• _What you need to do_: Within the material below, locate the line with "if (p.keep_mask) return" and the line with "diff --git a/libstb_amd/csrc/groups.h b/libstb_amd/csrc/groups.h", then return those two lines and all lines between them, exactly as written.

• _Data shown_:
template <int W, bool BWD>
__global__ __launch_bounds__(512) void mona_spatial_fast_kernel(const uia_mona_spatial_desc p) {
    typedef bf16_t T;
    extern __shared__ __attribute__((aligned(16))) char smem[];
    const int h = p.h, hw = h * W, ntok = hw + 1;
    float* tS = (float*)smem;
    float* cS = tS + ntok * BOTT;
    const int cs_floats = (hw * FLD > FAST_RED) ? hw * FLD : FAST_RED;
    float* gS = cS + cs_floats;
    float* scr = BWD ? gS + ((ntok * FLD > KW_FLOATS) ? ntok * FLD : KW_FLOATS) : cS + cs_floats;
    const int tid = threadIdx.x, lane = tid & 63, c = lane, grp = tid >> 6;
    const int li = lane & 15, g = lane >> 4;
    const int b = blockIdx.x;
    const bool has_freq = p.variant == UIA_MONA_FREQ_ENHANCED || p.variant == UIA_MONA_HYBRID;
    const bool has_noise = p.variant == UIA_MONA_NOISE_AWARE || p.variant == UIA_MONA_HYBRID;
    const int ppg = (hw + NGRP - 1) / NGRP;
    const size_t tok0 = (size_t)b * ntok;
    float* wsrow = (BWD && p.ws) ? p.ws + (size_t)b * WS_ROW : nullptr;

    float* wst = BWD ? gS : scr + SCR_SIZE;
    for (int i = tid; i < KW_FLOATS / 4; i += 512) {
        const float* src = i < 144 ? p.conv1_w + 4 * i : (i < 544 ? p.conv2_w + 4 * (i - 144) : p.conv3_w + 4 * (i - 544));
        *(f32x4*)(wst + 4 * i) = load4(src);
    }
    load_tokens((const T*)p.t + tok0 * BOTT, tS, ntok, tid);
    __syncthreads();
#if defined(MSB_STOP) && MSB_STOP == 0
    if (BWD && p.B > 0) return;
#endif
    const float f = has_freq ? p.freq[c] : 1.0f;
    float w1 = 1.f / 3.f, w2 = 1.f / 3.f, w3 = 1.f / 3.f;
    if (has_noise) {
        noise_forward(p, tS, f, hw, ppg, c, grp, tid, scr);
        w1 = scr[SCR_W]; w2 = scr[SCR_W + 1]; w3 = scr[SCR_W + 2];
    }
    float km[49];
    {
        float k1[9], k2[25], k3[49];
#pragma unroll
        for (int i = 0; i < 9; ++i) k1[i] = wst[c * 9 + i];
#pragma unroll
        for (int i = 0; i < 25; ++i) k2[i] = wst[576 + c * 25 + i];
#pragma unroll
        for (int i = 0; i < 49; ++i) k3[i] = wst[2176 + c * 49 + i];
#pragma unroll
        for (int i = 0; i < 7; ++i)
#pragma unroll
            for (int j = 0; j < 7; ++j) km[i * 7 + j] = KM(i, j);
    }
    const float b1 = p.conv1_b[c], b2 = p.conv2_b[c], b3 = p.conv3_b[c];
    const float bm = w1 * b1 + w2 * b2 + w3 * b3;
#if defined(MSB_STOP) && MSB_STOP == 1
    if (BWD && p.B > 0) return;
#endif
    for (int y = grp; y < h; y += NGRP) {
        float acc[W];
#pragma unroll
        for (int x = 0; x < W; ++x) acc[x] = 0.f;
        stencil_row<W, false>(tS + BOTT, BOTT, h, y, c, km, acc);
#pragma unroll
        for (int x = 0; x < W; ++x) cS[(y * W + x) * FLD + c] = fmaf(f, acc[x], bm) + tS[(1 + y * W + x) * BOTT + c];
    }
    __syncthreads();

#if defined(MSB_STOP) && MSB_STOP == 2
    if (BWD && p.B > 0) return;
#endif
    const float inv_keep = p.p_drop > 0.f ? 1.0f / (1.0f - p.p_drop) : 1.0f;
    const uint32_t thresh = p.p_drop > 0.f ? (uint32_t)fminf(p.p_drop * 4294967296.0f, 4294967295.0f) : 0u;
    auto keep_scale = [&](int tok, int ch) -> float {
        const size_t idx = (tok0 + tok) * BOTT + ch;
        if (p.keep_mask) return p.keep_mask[idx] ? inv_keep : 0.f;
        if (p.p_drop > 0.f) return dropout_keep(p.seed, (uint32_t)idx, thresh) ? inv_keep : 0.f;
        return 1.0f;
    };
    const int mtiles = (hw + 15) >> 4;
    {
        bf16x8 pw[4][2];
        float pb[4];
#pragma unroll
        for (int nt = 0; nt < 4; ++nt) {
#pragma unroll
            for (int kk = 0; kk < 2; ++kk) {
                const float* src = p.proj_w + (16 * nt + li) * 64 + 32 * kk + 8 * g;
                pw[nt][kk] = pack8(load4(src), load4(src + 4));
            }
            pb[nt] = p.proj_b[16 * nt + li];
        }
        for (int mt = grp; mt < mtiles; mt += NGRP) {
            int arow = 16 * mt + li;
            arow = arow < hw ? arow : hw - 1;
            bf16x8 af[2];
#pragma unroll
            for (int kk = 0; kk < 2; ++kk) {
                const float* src = cS + arow * FLD + 32 * kk + 8 * g;
                af[kk] = pack8(*(const f32x4*)src, *(const f32x4*)(src + 4));
            }
#pragma unroll
            for (int nt = 0; nt < 4; ++nt) {
                f32x4 acc = f32x4{0.f, 0.f, 0.f, 0.f};
                acc = __builtin_amdgcn_mfma_f32_16x16x32_bf16(af[0], pw[nt][0], acc, 0, 0, 0);
                acc = __builtin_amdgcn_mfma_f32_16x16x32_bf16(af[1], pw[nt][1], acc, 0, 0, 0);
                const int co = 16 * nt + li;
#pragma unroll
                for (int r = 0; r < 4; ++r) {
                    const int px = 16 * mt + 4 * g + r;
                    if (px < hw) {
                        const float z = cS[px * FLD + co] + acc[r] + pb[nt];
                        const float ks = keep_scale(1 + px, co);
                        if (!BWD) ((T*)p.d)[(tok0 + 1 + px) * BOTT + co] = (T)(gelu_erf(z) * ks);
                        else gS[(1 + px) * FLD + co] = to_f32(((const T*)p.dd)[(tok0 + 1 + px) * BOTT + co]) * ks * dgelu_erf(z);
                    }
                }
            }
        }
        if (grp == NGRP - 1) {
            const float z = tS[c], ks = keep_scale(0, c);
            if (!BWD) ((T*)p.d)[tok0 * BOTT + c] = (T)(gelu_erf(z) * ks);
            else gS[c] = to_f32(((const T*)p.dd)[tok0 * BOTT + c]) * ks * dgelu_erf(z);
        }
    }
    if (!BWD) return;
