diff --git a/libstb_amd/csrc/groups.h b/libstb_amd/csrc/groups.h
--- a/libstb_amd/csrc/groups.h
+++ b/libstb_amd/csrc/groups.h
@@ -11,6 +11,7 @@
 struct slab_info {
   int R, G, NQ, UC, HC;
   int PB;
+  int K;
   unsigned UCp;
   const unsigned *rec_off;
 };
diff --git a/libstb_amd/csrc/groups.hip b/libstb_amd/csrc/groups.hip
--- a/libstb_amd/csrc/groups.hip
+++ b/libstb_amd/csrc/groups.hip
@@ -334,7 +334,8 @@
   payload[g] = (uint32_t)g;
 }
 
-__global__ void k_item_keys_hb2(const uint32_t *n, const uint16_t *t, uint64_t G, unsigned N, unsigned M, hb_dot_info H, int posbits,
+#define STB_KEY_DEPTH_BITS 2
+__global__ void k_item_keys_hb2(const uint32_t *n, const uint16_t *t, uint64_t G, unsigned N, unsigned M, hb_dot_info H, int posbits, unsigned K,
                                 uint64_t *key, uint32_t *payload) {
   const uint64_t g = (uint64_t)blockIdx.x * blockDim.x + threadIdx.x;
   if (g >= G) return;
@@ -353,7 +354,8 @@
     const unsigned b0 = (unsigned)(((unsigned long long)j * (unsigned)H.UC) / (unsigned)H.R);
     const unsigned rec = H.rec_off[j + 1] + (b - b0);
     const unsigned q = r / (unsigned)H.G;
-    k = ((((uint64_t)rec * (unsigned)H.NQ) + q) << (posbits + 5)) | ((uint64_t)(r - q * (unsigned)H.G) << posbits) | cw;
+    const unsigned rg = r - q * (unsigned)H.G;
+    k = ((((uint64_t)rec * (unsigned)H.NQ) + q) << (posbits + 5 + STB_KEY_DEPTH_BITS)) | ((uint64_t)(rg % K) << (posbits + 5)) | ((uint64_t)rg << posbits) | cw;
   }
   key[g] = k;
   payload[g] = (uint32_t)g;
@@ -387,11 +389,11 @@
   }
 }
 
-__global__ void k_split_runs(const uint64_t *ukey, const unsigned *runs, unsigned short *pos, unsigned *item, int posbits) {
+__global__ void k_split_runs(const uint64_t *ukey, const unsigned *runs, unsigned short *pos, unsigned *item, int posbits, int skip) {
   const unsigned r = blockIdx.x * blockDim.x + threadIdx.x;
   if (r < *runs) {
     pos[r] = (unsigned short)(ukey[r] & ((1u << posbits) - 1u));
-    item[r] = (unsigned)(ukey[r] >> posbits);
+    item[r] = (unsigned)(ukey[r] >> (posbits + skip));
   }
 }
 
@@ -672,7 +674,8 @@
       break;
     }
     if (which >= 3)
-      hipLaunchKernelGGL(k_item_keys_hb2, dim3(blocks), dim3(256), 0, g->st, g->d_n, g->d_t, G, N, M, H, stb_pos_bits(H.C), k0, p0);
+      hipLaunchKernelGGL(k_item_keys_hb2, dim3(blocks), dim3(256), 0, g->st, g->d_n, g->d_t, G, N, M, H, stb_pos_bits(H.C),
+                         (unsigned)((gg.K > 1 && H.G % gg.K == 0) ? gg.K : 1), k0, p0);
     else if (which == 2)
       hipLaunchKernelGGL(k_item_keys_hb, dim3(blocks), dim3(256), 0, g->st, g->d_n, g->d_t, G, N, M, H, k0, p0);
     else
@@ -738,7 +741,7 @@
     }
     if (h_runs) {
       hipLaunchKernelGGL(k_split_runs, dim3((h_runs + 255) / 256), dim3(256), 0, g->st, uk, runs, g->d_ent_pos[which], item,
-                         which >= 3 ? stb_pos_bits(H.C) + 5 : (which == 2 ? 11 : 9));
+                         which >= 3 ? stb_pos_bits(H.C) + 5 : (which == 2 ? 11 : 9), which >= 3 ? STB_KEY_DEPTH_BITS : 0);
       if (hipMemcpyAsync(g->d_ent_cnt[which], cnt, 4 * (size_t)h_runs, hipMemcpyDeviceToDevice, g->st) != hipSuccess) break;
     }
     hipLaunchKernelGGL(k_item_ptr, dim3((nitems + 1 + 255) / 256), dim3(256), 0, g->st, item, runs, nitems, g->d_item_ptr[which]);
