# shg8/3DGS.cpp

Hardware: AMD Instinct MI355X
Metric: frames/sec at 1920×1080, 1M Gaussians (higher is better)
Workload: dtype f32

## Files before the change

### 3dgs.cpp_amd/binding.py

```python
import ctypes as C
import os

import numpy as np

_HERE = os.path.dirname(os.path.abspath(__file__))
LIB_PATH = os.environ.get("GS3D_HIP_LIB", os.path.join(_HERE, "libgs3d_hip.so"))

UNIFORMS_DT = np.dtype([("camera_position", "<f4", 4), ("proj_mat", "<f4", 16), ("view_mat", "<f4", 16),
                        ("width", "<u4"), ("height", "<u4"), ("tan_fovx", "<f4"), ("tan_fovy", "<f4")])
CAMERA_DT = np.dtype([("position", "<f4", 3), ("rotation", "<f4", 4), ("fov", "<f4"),
                      ("near_plane", "<f4"), ("far_plane", "<f4")])
VERTEX_FLOATS = 60
RECORD_FLOATS = 62
BLOB_PLANES = 59


KERNEL_SOURCES = ("gs_device.h", "gs_bin.h", "gs_scene.hip", "gs_preprocess.hip", "gs_radix.hip", "gs_bin_l1.hip", "gs_bin_l2.hip",
                  "gs_blend.hip", "gs_kernels.h")


def library_source_hash():
    import hashlib
    import re
    h = hashlib.sha256()
# ... 7 lines not shown
            text = re.sub(r"#[^\n]*", " ", text)
        h.update(name.encode() + b"\0" + " ".join(text.split()).encode())
    return h.hexdigest()


STAGES = dict(tiles=(0, np.uint32), depth=(1, np.float32), radius=(2, np.float32), aabb=(3, np.uint16),
              conic_opacity=(4, np.float32), uv_rg=(5, np.float32), b=(6, np.float32),
              depth_order=(7, np.uint32), alpha_cut=(8, np.float32), sorted_tile=(11, np.uint32), sorted_gid=(12, np.uint32),
              ranges=(13, np.uint32), lists_raw=(14, np.uint32), ranges_raw=(15, np.uint32))

SYMBOLS = ["gs_last_error", "gs_device_count", "gs_read_ply", "gs_activate_records", "gs_scene_load_ply", "gs_scene_from_records",
           "gs_scene_from_vertices", "gs_scene_from_device_blob", "gs_scene_blob_floats", "gs_scene_blob",
           "gs_scene_num_vertices", "gs_scene_quantize_sh", "gs_scene_sh_bits", "gs_scene_download_vertex_range",
           "gs_scene_download_vertices", "gs_scene_download_cov3d",
           "gs_scene_destroy", "gs_renderer_create", "gs_renderer_destroy", "gs_camera_uniforms",
           "gs_render", "gs_render_host", "gs_synchronize", "gs_set_timing", "gs_set_frames_in_flight", "gs_set_sort_path", "gs_set_exp_mode", "gs_set_graph_mode", "gs_set_blend_lockstep", "gs_get_blend_lockstep", "gs_set_blend_contraction", "gs_set_antialiased", "gs_get_antialiased", "gs_get_timing_totals",
           "gs_get_frame_intervals", "gs_get_stats", "gs_poll_stats", "gs_debug_download", "gs_debug_expf_scan", "gs_debug_alpha_cut_scan", "gs_renderer_stream",
           "gs_dist_unique_id", "gs_dist_create", "gs_dist_rank", "gs_dist_world", "gs_dist_pose_count",
           "gs_dist_broadcast_scene", "gs_dist_broadcast_scene_ex", "gs_dist_verify", "gs_dist_destroy"]


class FrameStats(C.Structure):
    _fields_ = [("num_gaussians", C.c_uint64), ("num_visible", C.c_uint64), ("num_instances", C.c_uint64),
                ("instance_capacity", C.c_uint64), ("ms_preprocess", C.c_float), ("ms_prefix_sum", C.c_float),
                ("ms_preprocess_sort", C.c_float), ("ms_sort", C.c_float), ("ms_tile_boundary", C.c_float),
                ("ms_render", C.c_float), ("ms_total", C.c_float), ("retries", C.c_uint32),
                ("num_bin_entries", C.c_uint32), ("max_bin_entries", C.c_uint32), ("sort_path", C.c_uint32),
                ("bin_tiles", C.c_uint32), ("sort_level", C.c_uint32), ("blend_redo", C.c_uint32), ("blend_resolved", C.c_uint32), ("pad_", C.c_uint32)]

    def as_dict(self):
        return {k: getattr(self, k) for k, _ in self._fields_}
# ... 27 lines not shown
    if _LIB is None:
        if not os.path.exists(LIB_PATH):
            raise GsError(-3, f"{LIB_PATH} is missing: run __graft_entry__.build() (hipcc, gfx950)")
        L = C.CDLL(LIB_PATH)
        L.gs_last_error.restype = C.c_char_p
        L.gs_scene_num_vertices.restype = C.c_uint64
        L.gs_scene_num_vertices.argtypes = [C.c_void_p]
        L.gs_scene_blob_floats.restype = C.c_uint64
        L.gs_scene_blob_floats.argtypes = [C.c_uint64]
        L.gs_renderer_stream.restype = C.c_void_p
        L.gs_renderer_stream.argtypes = [C.c_void_p]
        L.gs_scene_destroy.argtypes = [C.c_void_p]
        L.gs_renderer_destroy.argtypes = [C.c_void_p]
        L.gs_scene_destroy.restype = None
        L.gs_renderer_destroy.restype = None
        _LIB = L
    return _LIB


def _check(rc):
    if rc != 0:
        raise GsError(rc, lib().gs_last_error().decode(errors="replace"))


def _p(a):
    if not isinstance(a, np.ndarray) or not a.flags["C_CONTIGUOUS"]:
        raise TypeError("_p() takes a C-contiguous numpy array that the caller keeps alive for the duration of the call")
    return C.c_void_p(a.ctypes.data)
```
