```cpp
int sco_debug_sqp_mixed(const sco_sqp *h, int out[2]);
int sco_debug_mix_split(int live, int cus, int xcds, int slack, int per_cu);

int sco_debug_wv_gres_slot(int nstep, int pos, int out[5]);

int sco_debug_sqp_schedule(const int in[12], int plan[20], const int round_in[3], int round_out[8]);
int sco_debug_stage_sweep(int n, const double *begin_ms, const double *end_ms, const int *stage, double ms[5]);

int sco_debug_sqp_layout(const sco_trajopt_desc *desc, int n_rows, const int *row_ptr, const int *col_idx, const int *row_is_eq,
                         int dims[22], int sizes[15], int *ints, double *vals);
int sco_debug_sqp_check_program(const sco_trajopt_desc *desc, int n_circle_rows, int n_words, const int *words, const int *row_ptr,
                                int n_consts, int n_params);

int sco_debug_qp_launch_plan(const int *in, const double *tol, int *out);
int sco_debug_plan_tiers(int *mask);

int sco_debug_lanes(int device, int op, const double *a, const double *b, double *out_a, double *out_b);

int sco_sqp_trace(sco_sqp *h, int cap, double *trace, int *n_entries);

int sco_sqp_last_timing(const sco_sqp *h, double ms[5]);

#ifdef __cplusplus
}
#endif
#endif
```

sco_py_amd/_lib.py:

```python
import ctypes as C
import os

import numpy as np

from . import _build

SCO_OK = 0
ERR_NAMES = {-1: "SCO_ERR_ARG", -2: "SCO_ERR_DEVICE", -3: "SCO_ERR_NO_GPU",
             -4: "SCO_ERR_STATE", -5: "SCO_ERR_CAPACITY"}


class ScoHipError(RuntimeError):
    def __init__(self, code, msg):
        super().__init__("%s (%d): %s" % (ERR_NAMES.get(code, "SCO_ERR"), code, msg))
        self.code = code


class QpSettings(C.Structure):
    _fields_ = [
        ("rho", C.c_double), ("sigma", C.c_double), ("alpha", C.c_double),
        ("eps_abs", C.c_double), ("eps_rel", C.c_double),
        ("eps_prim_inf", C.c_double), ("eps_dual_inf", C.c_double),
        ("max_iter", C.c_int), ("check_termination", C.c_int), ("scaling", C.c_int),
        ("warm_start", C.c_int), ("adaptive_rho", C.c_int), ("adaptive_rho_interval", C.c_int),
# ... 54 lines not shown
    "sco_sqp_load_quadratic": (C.c_int, [C.c_void_p, _DP, _DP, _DP]),
    "sco_sqp_load_spatial": (C.c_int, [C.c_void_p, _DP, _DP, _DP, _DP, _DP]),
    "sco_sqp_load_program": (C.c_int, [C.c_void_p, C.c_int, _IP, _IP, C.c_int, _DP, C.c_int, _DP]),
    "sco_sqp_load_program_steps": (C.c_int, [C.c_void_p, C.c_int, _IP, _IP, C.c_int, _DP, C.c_int, _DP]),
    "sco_sqp_load_obj_weights": (C.c_int, [C.c_void_p, _DP]),
    "sco_sqp_load_acc_weights": (C.c_int, [C.c_void_p, _DP]),
    "sco_sqp_load_linear_rows": (C.c_int, [C.c_void_p, _DP, _DP]),
    "sco_sqp_set_circle_rows": (C.c_int, [C.c_void_p, C.c_int]),
    "sco_sqp_load_vel_limit": (C.c_int, [C.c_void_p, _DP]),
    "sco_sqp_load_joint_limits": (C.c_int, [C.c_void_p, _DP, _DP]),
    "sco_sqp_load_ee_cost": (C.c_int, [C.c_void_p, _DP, _DP]),
    "sco_sqp_set_groups": (C.c_int, [C.c_void_p, C.c_int, C.POINTER(C.c_uint)]),
    "sco_sqp_fetch_groups": (C.c_int, [C.c_void_p, C.POINTER(C.c_uint)]),
    "sco_sqp_fetch_stalled_groups": (C.c_int, [C.c_void_p, C.POINTER(C.c_uint)]),
    "sco_sqp_fetch_flags": (C.c_int, [C.c_void_p, _IP]),
    "sco_sqp_last_rounds": (C.c_int, [C.c_void_p, _IP]),
    "sco_sqp_last_launches": (C.c_int, [C.c_void_p, _IP, _IP]),
    "sco_sqp_last_tiers": (C.c_int, [C.c_void_p, _DP, _LP, _IP]),
    "sco_debug_sqp_mixed": (C.c_int, [C.c_void_p, _IP]),
    "sco_debug_mix_split": (C.c_int, [C.c_int, C.c_int, C.c_int, C.c_int, C.c_int]),
    "sco_debug_wv_gres_slot": (C.c_int, [C.c_int, C.c_int, _IP]),
    "sco_debug_sqp_schedule": (C.c_int, [_IP, _IP, _IP, _IP]),
    "sco_debug_stage_sweep": (C.c_int, [C.c_int, _DP, _DP, _IP, _DP]),
    "sco_debug_sqp_layout": (C.c_int, [C.POINTER(TrajoptDesc), C.c_int, _IP, _IP, _IP, _IP, _IP, _IP, _DP]),
    "sco_debug_sqp_check_program": (C.c_int, [C.POINTER(TrajoptDesc), C.c_int, C.c_int, _IP, _IP, C.c_int, C.c_int]),
    "sco_debug_qp_launch_plan": (C.c_int, [_IP, _DP, _IP]),
    "sco_debug_plan_tiers": (C.c_int, [_IP]),
    "sco_debug_lanes": (C.c_int, [C.c_int, C.c_int, _DP, _DP, _DP, _DP]),
    "sco_sqp_solve": (C.c_int, [C.c_void_p, C.POINTER(SqpParams), C.POINTER(QpSettings)]),
    "sco_sqp_fetch": (C.c_int, [C.c_void_p, _DP, _IP, _IP, _IP, _LP, _DP, _DP]),
    "sco_sqp_trace": (C.c_int, [C.c_void_p, C.c_int, _DP, _IP]),
    "sco_sqp_last_timing": (C.c_int, [C.c_void_p, _DP]),
}

_lib = None


def lib_path():
    return _build.LIB


def load():
    global _lib
    if _lib is not None:
        return _lib
    path = lib_path()
# ... 141 lines not shown
```

sco_py_amd/csrc/sco_sqp.hip:

```cpp
#include "sco_admm_check.h"
#include "sqp_layout.h"
#include "sqp_rows.h"
#include "sqp_sched.h"

#include <algorithm>

#include <cmath>
#include <cstdio>
#include <cstdlib>
#include <cstring>
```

• _Finished task_:
        if (p.keep_mask) return p.keep_mask[idx] ? inv_keep : 0.f;
        if (p.p_drop > 0.f) return dropout_keep(p.seed, (uint32_t)idx, thresh) ? inv_keep : 0.f;
        return 1.0f;
    };
    const int mtiles = (hw + 15) >> 4;
    {
        bf16x8 pw[4][2];
        float pb[4];
#pragma unroll
        for (int nt = 0; nt < 4; ++nt) {
#pragma unroll
            for (int kk = 0; kk < 2; ++kk) {
                const float* src = p.proj_w + (16 * nt + li) * 64 + 32 * kk + 8 * g;
                pw[nt][kk] = pack8(load4(src), load4(src + 4));
            }
            pb[nt] = p.proj_b[16 * nt + li];
        }
        for (int mt = grp; mt < mtiles; mt += NGRP) {
            int arow = 16 * mt + li;
            arow = arow < hw ? arow : hw - 1;
            bf16x8 af[2];
#pragma unroll
            for (int kk = 0; kk < 2; ++kk) {
                const float* src = cS + arow * FLD + 32 * kk + 8 * g;
                af[kk] = pack8(*(const f32x4*)src, *(const f32x4*)(src + 4));
            }
#pragma unroll
            for (int nt = 0; nt < 4; ++nt) {
                f32x4 acc = f32x4{0.f, 0.f, 0.f, 0.f};
                acc = __builtin_amdgcn_mfma_f32_16x16x32_bf16(af[0], pw[nt][0], acc, 0, 0, 0);
                acc = __builtin_amdgcn_mfma_f32_16x16x32_bf16(af[1], pw[nt][1], acc, 0, 0, 0);
                const int co = 16 * nt + li;
#pragma unroll
                for (int r = 0; r < 4; ++r) {
                    const int px = 16 * mt + 4 * g + r;
                    if (px < hw) {
                        const float z = cS[px * FLD + co] + acc[r] + pb[nt];
                        const float ks = keep_scale(1 + px, co);
                        if (!BWD) ((T*)p.d)[(tok0 + 1 + px) * BOTT + co] = (T)(gelu_erf(z) * ks);
                        else gS[(1 + px) * FLD + co] = to_f32(((const T*)p.dd)[(tok0 + 1 + px) * BOTT + co]) * ks * dgelu_erf(z);
                    }
                }
            }
        }
        if (grp == NGRP - 1) {
            const float z = tS[c], ks = keep_scale(0, c);
            if (!BWD) ((T*)p.d)[tok0 * BOTT + c] = (T)(gelu_erf(z) * ks);
            else gS[c] = to_f32(((const T*)p.dd)[tok0 * BOTT + c]) * ks * dgelu_erf(z);
        }
    }
    if (!BWD) return;
diff --git a/libstb_amd/csrc/groups.h b/libstb_amd/csrc/groups.h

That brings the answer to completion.